From the data below, repeat exactly the lines from the line with "bool is_reducer;" to the line with "while (j < e)", both included.

[Record extracts Boundary: Start]

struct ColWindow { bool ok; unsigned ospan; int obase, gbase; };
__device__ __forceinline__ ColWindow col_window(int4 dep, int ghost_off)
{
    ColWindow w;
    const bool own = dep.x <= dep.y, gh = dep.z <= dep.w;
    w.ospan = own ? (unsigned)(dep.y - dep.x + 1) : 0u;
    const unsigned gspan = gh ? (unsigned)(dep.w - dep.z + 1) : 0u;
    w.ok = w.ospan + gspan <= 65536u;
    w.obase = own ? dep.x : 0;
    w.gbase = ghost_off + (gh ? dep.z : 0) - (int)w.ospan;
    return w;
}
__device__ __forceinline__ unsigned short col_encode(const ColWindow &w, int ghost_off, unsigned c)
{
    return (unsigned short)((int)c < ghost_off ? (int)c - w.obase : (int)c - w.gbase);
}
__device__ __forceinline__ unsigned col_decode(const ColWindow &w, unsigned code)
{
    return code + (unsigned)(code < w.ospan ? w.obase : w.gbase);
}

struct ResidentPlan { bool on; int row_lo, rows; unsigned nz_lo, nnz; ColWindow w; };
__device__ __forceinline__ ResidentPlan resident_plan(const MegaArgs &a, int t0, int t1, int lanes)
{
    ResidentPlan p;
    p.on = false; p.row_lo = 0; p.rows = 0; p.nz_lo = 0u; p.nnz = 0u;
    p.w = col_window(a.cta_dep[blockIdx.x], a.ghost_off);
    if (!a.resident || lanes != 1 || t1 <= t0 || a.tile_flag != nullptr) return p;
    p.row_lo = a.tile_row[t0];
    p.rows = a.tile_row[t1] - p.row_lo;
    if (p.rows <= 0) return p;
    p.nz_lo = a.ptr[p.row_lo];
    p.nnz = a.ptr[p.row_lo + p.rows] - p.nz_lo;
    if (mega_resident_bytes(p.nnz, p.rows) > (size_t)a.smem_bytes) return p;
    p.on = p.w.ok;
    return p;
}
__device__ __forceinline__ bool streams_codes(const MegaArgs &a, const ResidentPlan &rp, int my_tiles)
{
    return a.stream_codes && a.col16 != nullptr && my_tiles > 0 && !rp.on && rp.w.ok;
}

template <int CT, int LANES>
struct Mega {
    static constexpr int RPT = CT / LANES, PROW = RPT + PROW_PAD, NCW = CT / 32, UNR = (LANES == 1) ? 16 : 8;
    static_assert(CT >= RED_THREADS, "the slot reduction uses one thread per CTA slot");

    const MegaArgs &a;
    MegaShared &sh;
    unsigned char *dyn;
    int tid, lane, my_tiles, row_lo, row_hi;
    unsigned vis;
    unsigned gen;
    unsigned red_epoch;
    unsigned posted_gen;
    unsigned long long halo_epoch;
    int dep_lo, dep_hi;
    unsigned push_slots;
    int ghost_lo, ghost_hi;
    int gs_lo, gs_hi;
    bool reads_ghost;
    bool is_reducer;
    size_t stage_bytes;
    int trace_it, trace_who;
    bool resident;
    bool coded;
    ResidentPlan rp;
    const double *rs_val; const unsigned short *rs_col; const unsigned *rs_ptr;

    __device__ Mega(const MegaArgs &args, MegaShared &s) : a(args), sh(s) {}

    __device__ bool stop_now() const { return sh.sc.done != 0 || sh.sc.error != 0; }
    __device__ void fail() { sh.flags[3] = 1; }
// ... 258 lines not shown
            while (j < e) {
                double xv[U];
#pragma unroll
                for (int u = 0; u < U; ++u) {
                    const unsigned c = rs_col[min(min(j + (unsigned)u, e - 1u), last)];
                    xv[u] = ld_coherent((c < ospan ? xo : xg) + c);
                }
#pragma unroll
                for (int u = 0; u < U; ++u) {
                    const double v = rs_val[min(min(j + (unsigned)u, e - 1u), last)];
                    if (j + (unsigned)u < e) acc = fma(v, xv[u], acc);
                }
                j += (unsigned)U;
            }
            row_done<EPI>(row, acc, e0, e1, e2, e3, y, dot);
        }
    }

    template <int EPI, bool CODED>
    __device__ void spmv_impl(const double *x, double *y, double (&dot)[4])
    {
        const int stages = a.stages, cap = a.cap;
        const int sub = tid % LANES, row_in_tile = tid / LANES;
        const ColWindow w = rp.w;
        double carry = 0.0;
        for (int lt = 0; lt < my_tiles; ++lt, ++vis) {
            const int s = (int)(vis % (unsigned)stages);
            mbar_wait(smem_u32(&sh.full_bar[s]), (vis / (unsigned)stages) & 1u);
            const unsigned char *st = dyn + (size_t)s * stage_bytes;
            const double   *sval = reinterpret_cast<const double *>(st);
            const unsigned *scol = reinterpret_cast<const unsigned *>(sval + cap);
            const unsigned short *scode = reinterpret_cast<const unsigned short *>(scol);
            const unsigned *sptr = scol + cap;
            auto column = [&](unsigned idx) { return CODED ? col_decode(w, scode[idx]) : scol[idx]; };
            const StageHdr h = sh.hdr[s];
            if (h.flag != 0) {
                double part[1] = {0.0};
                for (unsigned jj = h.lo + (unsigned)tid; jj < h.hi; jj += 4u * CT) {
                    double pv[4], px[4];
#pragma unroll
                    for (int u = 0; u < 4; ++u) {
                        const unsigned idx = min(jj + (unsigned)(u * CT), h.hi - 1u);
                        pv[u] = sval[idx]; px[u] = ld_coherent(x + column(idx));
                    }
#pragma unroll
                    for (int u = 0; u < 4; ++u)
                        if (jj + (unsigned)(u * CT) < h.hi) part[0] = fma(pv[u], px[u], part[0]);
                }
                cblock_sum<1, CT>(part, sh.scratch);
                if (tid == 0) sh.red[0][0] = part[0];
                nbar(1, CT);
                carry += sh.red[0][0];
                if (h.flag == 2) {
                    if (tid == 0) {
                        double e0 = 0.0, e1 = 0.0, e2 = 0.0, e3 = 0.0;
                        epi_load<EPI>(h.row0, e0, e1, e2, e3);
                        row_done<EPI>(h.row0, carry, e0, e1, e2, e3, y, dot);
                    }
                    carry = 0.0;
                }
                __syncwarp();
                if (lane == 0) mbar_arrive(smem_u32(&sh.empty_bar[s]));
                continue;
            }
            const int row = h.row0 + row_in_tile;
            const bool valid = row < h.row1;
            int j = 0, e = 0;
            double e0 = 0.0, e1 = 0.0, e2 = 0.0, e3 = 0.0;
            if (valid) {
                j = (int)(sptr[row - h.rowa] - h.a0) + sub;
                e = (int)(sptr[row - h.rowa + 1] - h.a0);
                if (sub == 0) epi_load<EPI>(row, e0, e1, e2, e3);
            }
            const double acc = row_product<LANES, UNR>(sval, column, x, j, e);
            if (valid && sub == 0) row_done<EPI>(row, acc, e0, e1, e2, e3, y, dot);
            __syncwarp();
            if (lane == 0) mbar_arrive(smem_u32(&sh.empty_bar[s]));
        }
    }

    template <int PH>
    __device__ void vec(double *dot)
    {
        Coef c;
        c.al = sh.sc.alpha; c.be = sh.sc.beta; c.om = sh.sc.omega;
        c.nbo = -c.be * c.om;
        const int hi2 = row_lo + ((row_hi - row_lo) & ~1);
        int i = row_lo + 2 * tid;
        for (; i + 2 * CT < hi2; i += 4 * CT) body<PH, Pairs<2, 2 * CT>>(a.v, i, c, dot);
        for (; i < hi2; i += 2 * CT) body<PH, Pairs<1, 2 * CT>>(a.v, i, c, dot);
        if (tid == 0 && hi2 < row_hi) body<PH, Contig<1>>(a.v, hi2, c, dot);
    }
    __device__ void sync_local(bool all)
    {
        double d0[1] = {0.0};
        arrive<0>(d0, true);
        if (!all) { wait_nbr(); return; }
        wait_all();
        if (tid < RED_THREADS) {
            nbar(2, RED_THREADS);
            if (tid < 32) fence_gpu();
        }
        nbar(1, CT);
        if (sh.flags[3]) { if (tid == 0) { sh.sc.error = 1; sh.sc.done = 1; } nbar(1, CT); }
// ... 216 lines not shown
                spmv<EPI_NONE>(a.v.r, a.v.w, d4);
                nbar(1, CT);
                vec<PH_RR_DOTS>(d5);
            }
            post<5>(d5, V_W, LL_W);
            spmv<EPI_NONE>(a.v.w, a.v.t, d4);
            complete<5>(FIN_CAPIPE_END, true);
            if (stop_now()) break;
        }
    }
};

[Record extracts Boundary: End]
[Record extracts Boundary: Start]

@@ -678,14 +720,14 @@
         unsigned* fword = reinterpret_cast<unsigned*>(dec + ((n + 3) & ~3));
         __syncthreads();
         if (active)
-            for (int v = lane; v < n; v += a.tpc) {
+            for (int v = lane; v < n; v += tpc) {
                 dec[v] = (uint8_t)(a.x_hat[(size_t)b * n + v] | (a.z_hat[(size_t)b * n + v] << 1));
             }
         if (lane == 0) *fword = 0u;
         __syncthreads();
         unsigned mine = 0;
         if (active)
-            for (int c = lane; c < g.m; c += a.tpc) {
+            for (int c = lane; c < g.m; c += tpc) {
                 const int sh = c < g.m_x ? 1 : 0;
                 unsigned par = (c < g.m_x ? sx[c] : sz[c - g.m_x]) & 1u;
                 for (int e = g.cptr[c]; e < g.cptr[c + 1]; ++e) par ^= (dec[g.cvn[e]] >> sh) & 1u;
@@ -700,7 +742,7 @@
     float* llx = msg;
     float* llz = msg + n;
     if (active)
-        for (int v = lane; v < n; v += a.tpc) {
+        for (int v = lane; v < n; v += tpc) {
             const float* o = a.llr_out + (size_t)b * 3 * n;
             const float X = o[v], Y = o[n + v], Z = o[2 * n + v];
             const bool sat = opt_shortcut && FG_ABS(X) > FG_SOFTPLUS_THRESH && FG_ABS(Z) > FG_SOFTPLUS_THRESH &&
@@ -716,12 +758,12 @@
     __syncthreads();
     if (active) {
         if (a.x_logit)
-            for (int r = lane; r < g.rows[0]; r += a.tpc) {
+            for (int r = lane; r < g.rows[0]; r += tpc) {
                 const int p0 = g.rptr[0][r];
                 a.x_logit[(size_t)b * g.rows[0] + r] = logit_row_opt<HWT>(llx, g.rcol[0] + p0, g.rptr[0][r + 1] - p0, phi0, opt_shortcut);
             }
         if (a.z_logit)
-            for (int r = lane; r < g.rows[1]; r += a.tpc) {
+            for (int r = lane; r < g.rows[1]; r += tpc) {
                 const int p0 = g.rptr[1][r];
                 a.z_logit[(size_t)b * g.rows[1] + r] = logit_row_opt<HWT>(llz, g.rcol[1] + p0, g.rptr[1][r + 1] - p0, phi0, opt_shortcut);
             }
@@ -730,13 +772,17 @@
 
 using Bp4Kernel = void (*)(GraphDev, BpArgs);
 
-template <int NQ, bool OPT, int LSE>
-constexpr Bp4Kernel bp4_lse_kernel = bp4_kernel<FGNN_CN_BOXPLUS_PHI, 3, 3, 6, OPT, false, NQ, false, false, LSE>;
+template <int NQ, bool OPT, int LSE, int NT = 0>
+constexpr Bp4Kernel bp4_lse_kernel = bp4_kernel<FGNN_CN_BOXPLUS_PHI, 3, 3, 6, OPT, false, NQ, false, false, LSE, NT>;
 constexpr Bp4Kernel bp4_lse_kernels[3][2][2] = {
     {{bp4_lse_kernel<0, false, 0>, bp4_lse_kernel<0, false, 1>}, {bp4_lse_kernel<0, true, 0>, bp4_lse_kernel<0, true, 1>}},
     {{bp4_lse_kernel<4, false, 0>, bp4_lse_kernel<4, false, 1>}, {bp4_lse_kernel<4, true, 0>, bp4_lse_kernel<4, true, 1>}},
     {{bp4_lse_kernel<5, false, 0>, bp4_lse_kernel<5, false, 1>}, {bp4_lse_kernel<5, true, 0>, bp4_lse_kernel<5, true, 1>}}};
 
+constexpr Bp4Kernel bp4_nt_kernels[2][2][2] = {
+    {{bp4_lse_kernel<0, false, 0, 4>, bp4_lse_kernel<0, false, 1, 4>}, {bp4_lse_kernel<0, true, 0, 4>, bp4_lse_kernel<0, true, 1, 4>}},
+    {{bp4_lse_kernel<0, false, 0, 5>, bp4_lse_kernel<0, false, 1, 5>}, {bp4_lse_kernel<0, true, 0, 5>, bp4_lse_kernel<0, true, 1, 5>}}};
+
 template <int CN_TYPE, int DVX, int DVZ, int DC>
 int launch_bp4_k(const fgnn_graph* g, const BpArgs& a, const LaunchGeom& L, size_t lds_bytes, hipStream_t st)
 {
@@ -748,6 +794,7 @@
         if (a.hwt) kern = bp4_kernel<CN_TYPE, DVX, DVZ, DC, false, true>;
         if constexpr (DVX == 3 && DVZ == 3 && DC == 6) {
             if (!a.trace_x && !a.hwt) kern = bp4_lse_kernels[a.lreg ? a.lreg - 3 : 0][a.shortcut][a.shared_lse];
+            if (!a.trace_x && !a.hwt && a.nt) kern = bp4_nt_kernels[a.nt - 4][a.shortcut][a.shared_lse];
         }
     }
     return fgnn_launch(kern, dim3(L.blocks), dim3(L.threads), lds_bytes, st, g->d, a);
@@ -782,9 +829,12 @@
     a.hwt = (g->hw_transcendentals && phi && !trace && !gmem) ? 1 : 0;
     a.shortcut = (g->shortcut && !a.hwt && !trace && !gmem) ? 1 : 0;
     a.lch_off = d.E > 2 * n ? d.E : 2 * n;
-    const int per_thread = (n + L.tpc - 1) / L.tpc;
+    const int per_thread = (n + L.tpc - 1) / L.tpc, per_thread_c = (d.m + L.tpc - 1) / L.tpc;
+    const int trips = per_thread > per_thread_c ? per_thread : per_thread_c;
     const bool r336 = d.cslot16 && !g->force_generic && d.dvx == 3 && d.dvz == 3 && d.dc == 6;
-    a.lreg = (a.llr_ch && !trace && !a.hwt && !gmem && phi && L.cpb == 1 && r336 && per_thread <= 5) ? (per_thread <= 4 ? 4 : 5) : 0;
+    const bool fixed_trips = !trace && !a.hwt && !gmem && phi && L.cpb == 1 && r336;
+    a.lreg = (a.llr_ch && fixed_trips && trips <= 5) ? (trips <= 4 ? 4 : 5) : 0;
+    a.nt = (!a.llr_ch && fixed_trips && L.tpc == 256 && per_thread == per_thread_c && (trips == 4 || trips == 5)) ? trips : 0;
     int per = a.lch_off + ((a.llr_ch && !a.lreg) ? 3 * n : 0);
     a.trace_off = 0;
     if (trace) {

[Record extracts Boundary: End]

> _Result_:
    bool is_reducer;
    size_t stage_bytes;
    int trace_it, trace_who;
    bool resident;
    bool coded;
    ResidentPlan rp;
    const double *rs_val; const unsigned short *rs_col; const unsigned *rs_ptr;

    __device__ Mega(const MegaArgs &args, MegaShared &s) : a(args), sh(s) {}

    __device__ bool stop_now() const { return sh.sc.done != 0 || sh.sc.error != 0; }
    __device__ void fail() { sh.flags[3] = 1; }
// ... 258 lines not shown
            while (j < e) {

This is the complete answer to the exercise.